Maria Butina Agrees to Cooperate With U.S.
by Betsy Woodruff, Daily Beast
12.10.18

Maria Butina, a Russian national who cultivated relationships with powerful American conservative activists, agreed Monday to plead guilty to conspiring to violate laws prohibiting covert foreign agents. As part of her agreement, which was reviewed by The Daily Beast, she has promised to cooperate with American law enforcement.

As a result of the deal, Butina will become the first Russian national since the 2016 election to plead guilty to a crime connected to efforts to influence American politics. After running a gun rights organization in Russia, she moved to the United States, where she spent years building relationships with conservatives in hopes of influencing a future Republican presidential administration. During the campaign season, she questioned then-candidate Donald Trump about sanctions; built relationships in the upper echelons of the American gun rights community; arranged for NRA leaders to travel to Moscow; and bragged that she was a channel between Team Trump and the Kremlin, as The Daily Beast first revealed.

She also struck up a romance with Paul Erickson, a longtime Republican gadfly close to NRA leaders. He sang Disney songs with her on camera, called her his “Siberian princess” in emails reviewed by The Daily Beast, and—since her July arrest—has visited her regularly in jail.

In March 2015, according to the plea deal, Butina worked with an unnamed U.S. person—known to be Erickson—to draft a proposal for a diplomatic endeavor. Given the fraught relationships between the governments of Russia and the United States, she “cast herself as a possible unofficial transmitter of communications” between the two countries.

Noting that she had recently attended the conference of an unnamed gun rights group—known to be the NRA—she said she had “laid the groundwork for an unofficial channel of communication with the next U.S. administration,” which she predicted would be Republican. And she asked for a Russian billionaire to give her $125,000 to fund efforts to attend conferences and befriend political power-brokers. She sent the proposal to several people, including an official on the Russian central bank known to be Alexander Torshin. The central bank official told her the proposal “would be supported, at least in part.”
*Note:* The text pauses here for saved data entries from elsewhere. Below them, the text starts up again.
+        cmac(acc[0][0], r[6], p[4]); cmac(acc[0][1], r[7], p[4]); cmac(acc2[0][0], r[8], p[5]); cmac(acc2[0][1], r[9], p[5]);
+        asm volatile("" : "+v"(acc[0][0].a), "+v"(acc[0][0].b), "+v"(acc[0][1].a), "+v"(acc[0][1].b), "+v"(acc2[0][0].a), "+v"(acc2[0][0].b),
+                     "+v"(acc2[0][1].a), "+v"(acc2[0][1].b));
+        mid();
+        cmac(acc[1][0], r[6], r[2]); cmac(acc[1][1], r[7], r[2]); cmac(acc2[1][0], r[8], r[3]); cmac(acc2[1][1], r[9], r[3]);
+        cmac(acc[0][0], r[10], r[2]); cmac(acc[0][1], r[11], r[2]); cmac(acc[1][0], r[10], r[4]); cmac(acc[1][1], r[11], r[4]);
+        cmac(acc2[0][0], r[12], r[3]); cmac(acc2[0][1], r[13], r[3]); cmac(acc2[1][0], r[12], r[5]); cmac(acc2[1][1], r[13], r[5]);
+    };
+    constexpr int k = 4 * G;
+    v2f ta, tb, xb;
+    auto pre = [&]() { ta = tapA(k); tb = tapB(k); xb = lds2(xp + ((k + 2) & 3) * Lph + ((k + 2) >> 2)); };
+    auto post = [&](const v2f (&r)[14]) { cmac(acc[0][0], ta, r[4]); cmac(acc[0][1], tb, r[4]); cmac(acc[1][0], ta, xb); cmac(acc[1][1], tb, xb); };
+    pipe2_carry<14>(G, loadF, loadM, loadL, fma0, stage, pre, post);
+}
+
+template <int M, bool INIT, bool PIPE = true, bool SPLIT = true, bool CARRY = false>
 __device__ __forceinline__ void pair_fir(cacc (&acc)[2][2], cacc (&accx)[2][2], const float2 *xp, int Lph, const float4 *wq)
 {
+    if constexpr (CARRY) {
+        static_assert(PIPE && SPLIT, "the carried form is the pipelined, split one");
+        pair_fir_carry<M, INIT>(acc, accx, xp, Lph, wq);
+        return;
+    }
     cacc (&acc2)[2][2] = SPLIT ? accx : acc;
     auto tapA = [&](int k) -> v2f { return lds2(reinterpret_cast<const float2 *>(wq + k)); };
     auto tapB = [&](int k) -> v2f { return lds2(reinterpret_cast<const float2 *>(wq + k) + 1); };
@@ -93,7 +170,7 @@
     }
 }
 
-template <int M, bool MERGE = true>
+template <int M, bool MERGE = true, bool CARRY = false>
 __device__ __forceinline__ void pair_du(cacc (&acc)[2][2][2], const float2 *ep, int Lph, const float2 *ht, int MP)
 {
     constexpr int G = M / 4;
@@ -108,7 +185,59 @@
         cmacf<F>(acc[chi][0][0], x[6 + 2 * t], x[t]); cmacf<F>(acc[chi][0][1], x[7 + 2 * t], x[t]);
         cmacf<F>(acc[chi][1][0], x[6 + 2 * t], x[t + 2]); cmacf<F>(acc[chi][1][1], x[7 + 2 * t], x[t + 2]);
     };
-    if constexpr (MERGE) {
+    if constexpr (CARRY) {
+        static_assert(MERGE && M % 4 == 1, "the carried form is the merged one, with one tap left over");
+        auto loadF = [&](v2f (&r)[28]) { load1(0, 0, r); load1(1, 0, r + 14); };
+        auto loadM = [&](int g, v2f (&r)[28]) {
+#pragma unroll
+            for (int chi = 0; chi < 2; chi++) {
+                const float2 *xg = ep + chi * 4 * Lph + g;
+                v2f *x = r + 14 * chi;
+                x[2] = lds2(xg + 2 * Lph); x[3] = lds2(xg + 3 * Lph);
+#pragma unroll
+                for (int t = 0; t < 4; t++) { x[6 + 2 * t] = lds2(ht + (chi * 2 + 0) * MP + 4 * g + t); x[7 + 2 * t] = lds2(ht + (chi * 2 + 1) * MP + 4 * g + t); }
+            }
+        };
+        auto loadL = [&](int g, v2f (&r)[28]) {
+#pragma unroll
+            for (int chi = 0; chi < 2; chi++) { r[14 * chi + 4] = lds2(ep + chi * 4 * Lph + g + 1); r[14 * chi + 5] = lds2(ep + chi * 4 * Lph + g + Lph + 1); }
+        };
+        auto fma0 = [&](const v2f (&r)[28]) {
+            fma1(0, r, 0, std::true_type{}); fma1(1, r + 14, 0, std::true_type{});
+#pragma unroll
+            for (int t = 1; t < 4; t++) { fma1(0, r, t, std::false_type{}); fma1(1, r + 14, t, std::false_type{}); }
+        };
+        auto stage = [&](const v2f (&r)[28], const v2f (&p)[28], auto) {
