#define K_STEP(FA_, FB_)                                               \
    {                                                                                                                  \
      const int tile = 2 * kk + lh;                                                                                    \
      float va[2][2], vb[2][2];                                               \
      _Pragma("unroll") for (int ct = 0; ct < 2; ++ct) {                                                               \
        float P[3];                                                                                                    \
        _Pragma("unroll") for (int c = 0; c < 3; ++c) {                                                                \
          const float d1 = xs[(r1 * WG_XROW + 2 * tile + c0 + c) * 64 + ct * 32 + li];                                 \
          const float d2 = xs[(r2 * WG_XROW + 2 * tile + c0 + c) * 64 + ct * 32 + li];                                 \
          P[c] = d1 + sigma * d2;                                                                                      \
        }                                                                                                              \
        va[0][ct] = FB_ ? (P[1] - P[0]) : (P[0] - P[2]);                                                               \
        va[1][ct] = FB_ ? (P[0] - P[2]) : (P[1] + P[2]);                                                               \
      }                                                                                                                \
      _Pragma("unroll") for (int nt = 0; nt < 2; ++nt) {                                                               \
        float t0, t1;                                                                                                  \
        if (FA_ == 0 || FA_ == 3) {                                                                                    \
          t0 = ys[(((FA_ == 3) ? 1 : 0) * 32 + 2 * tile + 0) * 64 + nt * 32 + li];                                     \
          t1 = ys[(((FA_ == 3) ? 1 : 0) * 32 + 2 * tile + 1) * 64 + nt * 32 + li];                                     \
        } else {                                                                                                       \
          const float y00 = ys[(0 * 32 + 2 * tile + 0) * 64 + nt * 32 + li], y01 = ys[(0 * 32 + 2 * tile + 1) * 64 + nt * 32 + li]; \
          const float y10 = ys[(1 * 32 + 2 * tile + 0) * 64 + nt * 32 + li], y11 = ys[(1 * 32 + 2 * tile + 1) * 64 + nt * 32 + li]; \
          t0 = (FA_ == 1) ? (y00 + y10) : (y00 - y10);                                                                 \
          t1 = (FA_ == 1) ? (y01 + y11) : (y01 - y11);                                                                 \
        }                                                                                                              \
        vb[0][nt] = FB_ ? (t0 - t1) : t0;                                                                              \
        vb[1][nt] = FB_ ? t1 : (t0 + t1);                                                                              \
      }                                                                                                                \
      _Pragma("unroll") for (int e = 0; e < 2; ++e)                                                                    \
          _Pragma("unroll") for (int ct = 0; ct < 2; ++ct)                                                             \
              _Pragma("unroll") for (int nt = 0; nt < 2; ++nt)                                                         \
                  acc[e][ct][nt] = __builtin_amdgcn_mfma_f32_32x32x2f32(va[e][ct], vb[e][nt], acc[e][ct][nt], 0, 0, 0); \
    }
#define UNIT_LOOP(FA_, FB_)                                                                                            \
  for (int u = u0; u < u1; ++u) {                                                                                      \
    asm volatile("s_waitcnt vmcnt(0)" ::: "memory");                                                                   \
    __builtin_amdgcn_s_barrier();                     \
    const int kend = kend_next;                                                                                        \
    if (u + 1 < u1) LOAD_UNIT(u + 1, (u + 1 - u0) & 1)                                                                 \
    const float* xs = reinterpret_cast<const float*>(smem + ((u - u0) & 1) * WG_STAGE_BYTES);                          \
    const float* ys = xs + WG_X_BYTES / 4;                                                                             \
    _Pragma("unroll 2") for (int kk = 0; kk < kend; ++kk) K_STEP(FA_, FB_)                                             \
  }
  int kend_next = 8;
  if (u0 < u1) LOAD_UNIT(u0, 0)
  switch (wave) {
    case 0: UNIT_LOOP(0, 0) break;
    case 1: UNIT_LOOP(0, 1) break;
    case 2: UNIT_LOOP(1, 0) break;
    case 3: UNIT_LOOP(1, 1) break;
    case 4: UNIT_LOOP(2, 0) break;
    case 5: UNIT_LOOP(2, 1) break;
    case 6: UNIT_LOOP(3, 0) break;
    default: UNIT_LOOP(3, 1) break;
  }
#undef UNIT_LOOP
#undef K_STEP
#undef LOAD_UNIT
  float* slab = a.ws + (size_t)split * 16 * a.Cr * a.Nr;
  const float sdy = (fa == 3) ? -s1 : s1;
  const float sgn[2] = {sdy, (fb == 1) ? -sdy : sdy};
#pragma unroll
  for (int e = 0; e < 2; ++e) {
    const int xi = fa * 4 + 2 * fb + e;
#pragma unroll
    for (int ct = 0; ct < 2; ++ct)
#pragma unroll
      for (int nt = 0; nt < 2; ++nt) {
        const int n = n_blk + nt * 32 + li;
#pragma unroll
        for (int r = 0; r < 16; ++r) {
          const int c = c_blk + ct * 32 + (r & 3) + 8 * (r >> 2) + 4 * lh;
          slab[((size_t)xi * a.Cr + c) * a.Nr + n] = sgn[e] * acc[e][ct][nt][r];
        }
      }
  }
}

Butina helped arrange a trip to Moscow for NRA leaders in December 2015. She pushed for those Americans to visit with senior Russian politicians, according to the plea deal. The Americans on the trip met with Sergey Lavrov, Russia’s powerful minister of foreign affairs; and Dmitry Rogozin, a deputy of Vladimir Putin and a subject of U.S. sanctions.

Butina also befriended a wealthy, well-connected American who invited her to a “friendship dinner” where he and his peers would discuss U.S.-Russia relations. The deal does not name that American. Before going to the dinner, she emailed its host to say Torshin “is very impressed by you and expresses his great appreciation for what you are doing to restore the relations between the two countries. He also wants you to know that Russians will support the efforts from our side.”

Butina attended several of these “friendship dinners,” according to the plea deal, where she built relationships with powerful Americans and honed her abilities to influence them.

She also helped arrange for a group of Russians to attend the National Prayer Breakfast, which was held on Feb. 2, 2017, according to the plea deal. She emailed Erickson with a list of attendees and said they were coming to the breakfast “to establish a back channel of communication.” Erickson later emailed the list to another person. “Reaction to the delegation’s presence in America will be conveyed DIRECTLY” to Russian President Vladimir Putin and Foreign Minister Sergey Lavrov, he wrote. He cc’d Butina on that email.

During her time in the U.S., Butina updated Torshin on her meetings and conversations. At one point, she asked him whether the Russian “government” was ready to meet with certain, unnamed people.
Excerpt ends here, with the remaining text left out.